Various next-generation broadcast satellite licences in Japan are also coming up for grabs in 2009 with J:COM, NBC and Time Warner‘s Turner slated to feature in potential acquiring consortiums. Future M&A in Korea is also worth highlighting, with new regulations allowing cable MSOs to increase market share coverage with more MSO acquisitions. In the near term however, Korean MSOs, weighed down by a combination of debt and IPTV competition, may look to pursue bargain acquisitions and alliances in the content space instead.

Global media and India

Gauging how M&A in Asia media may play out also depends on what happens in global media. The severity of the US downturn, as well as various debt issues, have hit global media companies, including most notably Viacom and NBC. Both own assets in key markets such as India, and supply quality programming and brands to various networks across Asia. NBC is scaling back the pace and extent of its investment across Asia ex-India while Viacom has scaled back operations again in Asia ex-India, this time even scaling back in profitable territories such as Japan.

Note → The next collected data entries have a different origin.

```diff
-        code |= (unsigned)((v >> rem) & 1) << (11 - s);
+    int bit = 0;
+    for (int s = 11 - D; s >= 0; --s)
+      if ((int)((sched >> (2 * s)) & 3u) == a) {
+        code |= (unsigned)((v >> bit) & 1) << (11 - s);
+        ++bit;
       }
     s_ctab[a][v] = code;
+  } else if (threadIdx.x == 192) {
+    const float scl[3] = {hd[3], hd[4], hd[5]};
+    int nb[3] = {0, 0, 0}, drop[3] = {0, 0, 0};
+#pragma unroll
+    for (int s = 0; s < 12; ++s) {
+      const int a = (int)((sched >> (2 * s)) & 3u);
+#pragma unroll
+      for (int c = 0; c < 3; ++c) {
+        nb[c] += (int)(a == c);
+        drop[c] += (int)(a == c && s >= 12 - D);
+      }
+    }
+#pragma unroll
+    for (int a = 0; a < 3; ++a) {
+      s_gc[a] = (4 << nb[a]) - 1;
+      s_gc[3 + a] = 2 + drop[a];
+      s_gc[6 + a] = ((1 << nb[a]) >> drop[a]) - 1;
+      s_gc[9 + a] = __float_as_int((float)(4 << drop[a]) / scl[a]);
+      s_gc[12 + a] = __float_as_int(2.5e-6f * ((float)(4 << nb[a]) / scl[a]));
+      s_gc[15 + a] = __float_as_int(scl[a] / (float)(4 << drop[a]));
+      s_gc[18 + a] = 64;
+      s_gc[21 + a] = -1;
+    }
   }
   __syncthreads();
+  int cq[3], gmax[3];
+  float w[3], eps[3], cpu[3];
+#pragma unroll
+  for (int a = 0; a < 3; ++a) {
+    const int qmax = __builtin_amdgcn_readfirstlane(s_gc[a]), sh = __builtin_amdgcn_readfirstlane(s_gc[3 + a]);
+    cq[a] = min(qmax, max(0, (int)((q[a] - lo[a]) * hd[3 + a]))) >> sh;
+    gmax[a] = __builtin_amdgcn_readfirstlane(s_gc[6 + a]);
+    w[a] = __int_as_float(__builtin_amdgcn_readfirstlane(s_gc[9 + a]));
+    eps[a] = __int_as_float(__builtin_amdgcn_readfirstlane(s_gc[12 + a]));
+    cpu[a] = __int_as_float(__builtin_amdgcn_readfirstlane(s_gc[15 + a]));
+  }
+  if (sub == 0) {
+#pragma unroll
+    for (int a = 0; a < 3; ++a) {
+      atomicMin(&s_gc[18 + a], cq[a]);
+      atomicMax(&s_gc[21 + a], cq[a]);
+    }
+  }
+  __syncthreads();
+  unsigned *s_win = reinterpret_cast<unsigned *>(s_raw + kWinOff);
+  const int wx0 = __builtin_amdgcn_readfirstlane(s_gc[18]) - 2;
+  const int wnx = __builtin_amdgcn_readfirstlane(s_gc[21]) + 3 - wx0;
+  const int wy0 = max(0, __builtin_amdgcn_readfirstlane(s_gc[19]) - 2);
+  const int wny = min(gmax[1], __builtin_amdgcn_readfirstlane(s_gc[22]) + 2) + 1 - wy0;
+  const int wz0 = max(0, __builtin_amdgcn_readfirstlane(s_gc[20]) - 2);
+  const int wnz = min(gmax[2], __builtin_amdgcn_readfirstlane(s_gc[23]) + 2) + 1 - wz0;
+  const int wcells = wnx * wny * wnz;
+  const bool win = wcells <= kGridWin;
+  if (win) {
+    const float rnx = 1.f / (float)wnx, rny = 1.f / (float)wny;
+    for (int i = threadIdx.x; i < wcells; i += 256) {
+      const int row = (int)(((float)i + 0.5f) * rnx), z = (int)(((float)row + 0.5f) * rny);
+      const int ax = wx0 + (i - row * wnx), ay = wy0 + (row - z * wny), az = wz0 + z;
+      unsigned v = 0;
+      if ((unsigned)ax <= (unsigned)gmax[0]) {
+        const unsigned code = s_ctab[0][ax] | s_ctab[1][ay] | s_ctab[2][az];
+        const int beg = ct[code];
+        v = (unsigned)beg | (unsigned)(ct[code + span] - beg) << 15;
+      }
+      s_win[i] = v;
+    }
+  }
+  __syncthreads();
+  const int wxq = cq[0] - 2 - wx0;
   auto cell_code = [&](int ax, int ay, int az) { return s_ctab[0][ax & 63] | s_ctab[1][ay & 63] | s_ctab[2][az & 63]; };
   KnnState<8> st;
 #pragma unroll
@@ -1060,14 +1113,25 @@
     const int ay = cq[1] + dy - 2, az = cq[2] + dz - 2;
     if ((unsigned)ay > (unsigned)gmax[1] || (unsigned)az > (unsigned)gmax[2]) return;
     const float d2yz = axis_d2(1, dy - 2) + axis_d2(2, dz - 2);
-    const unsigned bityz = cell_code(0, ay, az);
     int beg[5], end[5];
-#pragma unroll
-    for (int t = 0; t < 5; ++t)
-      if (TMASK >> t & 1) {
-        beg[t] = ct[bityz | bitx[t]];
-        end[t] = ct[(bityz | bitx[t]) + span];
-      }
+    if (win && (unsigned)(ay - wy0) < (unsigned)wny && (unsigned)(az - wz0) < (unsigned)wnz) {
+      const unsigned *wr = s_win + ((az - wz0) * wny + (ay - wy0)) * wnx + wxq;
+#pragma unroll
+      for (int t = 0; t < 5; ++t)
+        if (TMASK >> t & 1) {
+          const unsigned v = wr[t];
+          beg[t] = (int)(v & 0x7fffu);
+          end[t] = beg[t] + (int)(v >> 15);
+        }
+    } else {
+      const unsigned bityz = cell_code(0, ay, az);
+#pragma unroll
+      for (int t = 0; t < 5; ++t)
+        if (TMASK >> t & 1) {
+          beg[t] = ct[bityz | bitx[t]];
+          end[t] = ct[(bityz | bitx[t]) + span];
+        }
+    }
     if constexpr (TMASK != 0b01110) {
 #pragma unroll
       for (int t = 0; t < 5; ++t)
@@ -1118,7 +1182,7 @@
     int dlo[3], dhi[3];
 #pragma unroll
     for (int a = 0; a < 3; ++a) {
-      const float inv = scl[a] / (float)(4 << drop[a]);
+      const float inv = cpu[a];
       dlo[a] = min(0, max(0, (int)floorf((q[a] - r - eps[a] - lo[a]) * inv)) - cq[a]);
       dhi[a] = max(0, min(gmax[a], (int)floorf((q[a] + r + eps[a] - lo[a]) * inv)) - cq[a]);
     }
```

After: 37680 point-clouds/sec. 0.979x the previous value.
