struct Exec {
    pixie_unet* net = nullptr;
    Arena arena;
    bool dry = false;
    void* stream = nullptr;
    uint32_t* slots = nullptr;
    int slot_next = 0, slot_cap = 0;
// ... 49 lines not shown
        if (dry) return nullptr;
        Packed& e = net->packed32[key];
        if (e.version != p.version) {
            const int cout = (int)p.shape[0], cin = (int)p.shape[1], k = (int)p.shape[2];
            int64_t taps = 1;
            for (size_t i = 2; i < p.shape.size(); ++i) taps *= p.shape[i];
            const int64_t nb = taps * cin * pixie_conv_cout_padded(cout) * (int64_t)sizeof(float);
            if (!e.d && hipMalloc(&e.d, (size_t)nb) != hipSuccess) fail("pixie_unet: hipMalloc of %lld bytes failed", (long long)nb);
            if (!p.d) fail("pixie_unet_forward: parameter '%s.weight' was never set", key.c_str());
            ok(pixie_conv_pack_weights(p.d, static_cast<float*>(e.d), cout, cin, k, stream), "pixie_conv_pack_weights");
            e.version = p.version;
        }
        return static_cast<const float*>(e.d);
    }
    float norm_bound(const std::string& key, int64_t count) {
        if (dry) return 1.0f;
        const Bound& b = net->bounds[key];
        return (float)(std::sqrt((double)count) * (double)b.wmax + (double)b.bmax + 1e-30);
    }

    void stats(const TP& t) {
        if (t->has_sums || t->partials_off >= 0) return;
        t->has_sums = true;
        if (!dry && zsum_next + 2 * t->c > zsum_cap) fail("pixie_unet_forward: out of statistics space (internal sizing error)");
        t->sums = dry ? nullptr : zsums + zsum_next;
        zsum_next += 2 * t->c;
        t->slot = new_slot();
        if (!dry) ok(channel_stats_prezeroed(t->p, t->c, t->spatial(), t->sums, t->slot, as_stream(stream)), "pixie_channel_stats");
    }
    struct AB { std::shared_ptr<Scratch> mem; float* a; float* b; };
    AB norm_finalize(const std::vector<TP>& parts, int64_t spatial, int mode, int groups, const float* w, const float* b) {
        for (auto& t : parts) stats(t);
        const Tens* t0 = parts[0].get();
        const Tens* t1 = parts.size() > 1 ? parts[1].get() : nullptr;
        const int c0 = t0->c, c1 = t1 ? t1->c : 0, c = c0 + c1;
        AB r;
        const int cpad = (c + 63) / 64 * 64;
        r.mem = std::make_shared<Scratch>(this, (int64_t)(cpad + c) * sizeof(float));
        r.a = r.mem->as<float>();
        r.b = r.a + cpad;
        const bool p0 = t0->partials_off >= 0, p1 = t1 && t1->partials_off >= 0;
        if (p0 || p1) {
            pixie_conv_desc d0 = t0->pdesc;
            if (!p0) { std::memset(&d0, 0, sizeof d0); d0.c_out = c0; }
            if (!dry) ok(pixie_stats_norm_finalize(p0 ? arena.ptr<float>(t0->partials_off) : nullptr, &d0, t0->sums,
                                                   p1 ? arena.ptr<float>(t1->partials_off) : nullptr, p1 ? &t1->pdesc : nullptr, t1 ? t1->sums : nullptr,
// ... 140 lines not shown
        const int64_t spatial = x->spatial();
        AB pro = norm_finalize({x}, spatial, 1, 32, P(p + ".norm.weight"), P(p + ".norm.bias"));
        ConvOpt o; o.pro = &pro; o.bound = norm_bound(p + ".norm", spatial * (c / 32));
        TP qkv = conv({x}, p + ".qkv", 3 * c, 1, o);
        TP att = make(c, x->d, x->h, x->w);
        if (!dry) ok(pixie_attention_forward(qkv->p, att->p, c, (int)spatial, stream), "pixie_attention_forward");
        qkv.reset();
        ConvOpt o2; o2.residual = x;
        return conv({att}, p + ".proj_out", c, 1, o2);
    }
    TP block(const Blk& b, const std::vector<TP>& parts, const Tens* up_to) {
        if (b.kind == RES) return res(b, parts);
        const TP& x = parts[0];
        if (b.kind == ATTN) return attn(b, x);
        if (b.kind == DOWN) { ConvOpt o; o.stride = 2; return conv({x}, b.prefix + ".op", b.cout, 3, o); }
        if (b.kind == UP) {
            ConvOpt o; o.upsample = true;
            if (up_to) { o.out_d = up_to->d; o.out_h = up_to->h; o.out_w = up_to->w; }
            return conv({x}, b.prefix + ".conv", b.cout, 3, o);
        }
        fail("pixie_unet: unexpected block kind");
    }

    TP forward(const float* d_feat, const float* d_proj0, int D, int H, int W, float* d_out) {
        const Cfg& c = net->cfg;
        const int64_t spatial = (int64_t)D * H * W;
        TP x;
        AB pro_in; const AB* pro_in_p = nullptr;
        int act_in = ACT_NONE; float bound_in = 0.0f;
        if (c.has_projector()) {
            const std::string q = "projector.net.";
            const int hid = c.projector_hidden();
            if (!hid) {
                const int g = std::max(c.cond_dim / 2, 1);
                x = conv({external(d_feat, c.feature_channels, D, H, W)}, q + "0", c.cond_dim, 1, ConvOpt{});
                pro_in = norm_finalize({x}, spatial, 1, g, P(q + "1.weight"), P(q + "1.bias"));
                act_in = ACT_SILU;
                bound_in = norm_bound(q + "1", spatial * (c.cond_dim / g));
            } else {
                if (d_proj0) x = external(d_proj0, hid, D, H, W);
                else x = conv({external(d_feat, c.feature_channels, D, H, W)}, q + "0", hid, 1, ConvOpt{});
                AB pro = norm_finalize({x}, spatial, 1, 32, P(q + "1.weight"), P(q + "1.bias"));
                ConvOpt o; o.pro = &pro; o.act = ACT_SILU; o.bound = norm_bound(q + "1", spatial * (hid / 32));
                x = conv({x}, q + "3", hid, 3, o);
                AB pro2 = norm_finalize({x}, spatial, 1, 32, P(q + "4.weight"), P(q + "4.bias"));
                ConvOpt o2; o2.pro = &pro2; o2.act = ACT_SILU; o2.bound = norm_bound(q + "4", spatial * (hid / 32));
                x = conv({x}, q + "6", c.cond_dim, 1, o2);
                pro_in = norm_finalize({x}, spatial, 1, 32, P(q + "7.weight"), P(q + "7.bias"));
                bound_in = norm_bound(q + "7", spatial * std::max(c.cond_dim / 32, 1));
            }
            pro_in_p = &pro_in;
        } else {
            x = external(d_feat, c.feature_channels, D, H, W);
        }
        const Plan& plan = net->plan;
        std::vector<TP> hs;
        const Blk& first = plan.in_blocks[0][0];
        ConvOpt of; of.pro = pro_in_p; of.act = act_in; of.bound = bound_in;
        TP h = conv({x}, first.prefix, first.cout, 3, of);
        x.reset();
        pro_in = AB{};
        hs.push_back(h);
        for (size_t i = 1; i < plan.in_blocks.size(); ++i) {
            for (const Blk& b : plan.in_blocks[i]) h = block(b, {h}, nullptr);
            hs.push_back(h);
        }
        for (const Blk& b : plan.middle) h = block(b, {h}, nullptr);
        for (auto& seq : plan.out_blocks) {
            TP skip = hs.back(); hs.pop_back();
            if (skip->d != h->d || skip->h != h->h || skip->w != h->w) fail("pixie_unet_forward: skip tensor and decoder tensor differ in size");
            std::vector<TP> parts{h, skip};
            h.reset(); skip.reset();
            for (const Blk& b : seq) {
                TP nh = block(b, parts, (b.kind == UP && !hs.empty()) ? hs.back().get() : nullptr);
                parts.clear();
                parts.push_back(nh);
            }
            h = parts[0];
        }
        AB pro = norm_finalize({h}, h->spatial(), 0, 1, nullptr, nullptr);
        ConvOpt oo; oo.pro = &pro; oo.affine_store = "unet.out.0"; oo.act = ACT_LEAKY; oo.bound = norm_bound("unet.out.0", h->spatial());
        oo.out_ptr = d_out;
        return conv({h}, "unet.out.2", c.out_channels, 3, oo);
    }
};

How these companies manage the crisis is important: whether they choose to sell certain assets in Asia, or sell big assets, or merge with a competitor such as Time Warner and News Corp., could have a decisive impact on future trends.

 

India‘s IBN18, which has a highly-rated but costly GE channel JV (Colors) with Viacom, recently raised $25 million through a qualified institutional placement (AIP) to five institutional investors: T Rowe Price, Reliance Capital, Franklin Templeton, JM Financial and HSBC. IBN has also issued 15 million warrants to news media company TV18 (TVET.BO), convertible at Rs 102 per share, implying an infusion of about Rs 1.53 billion, which puts a lot of pressure on the TV18 balance sheet and limits its flexibility going forward. Future funding for IBN and Colors next year will need bigger players and more cash, which could lead to a better strategic result for the company.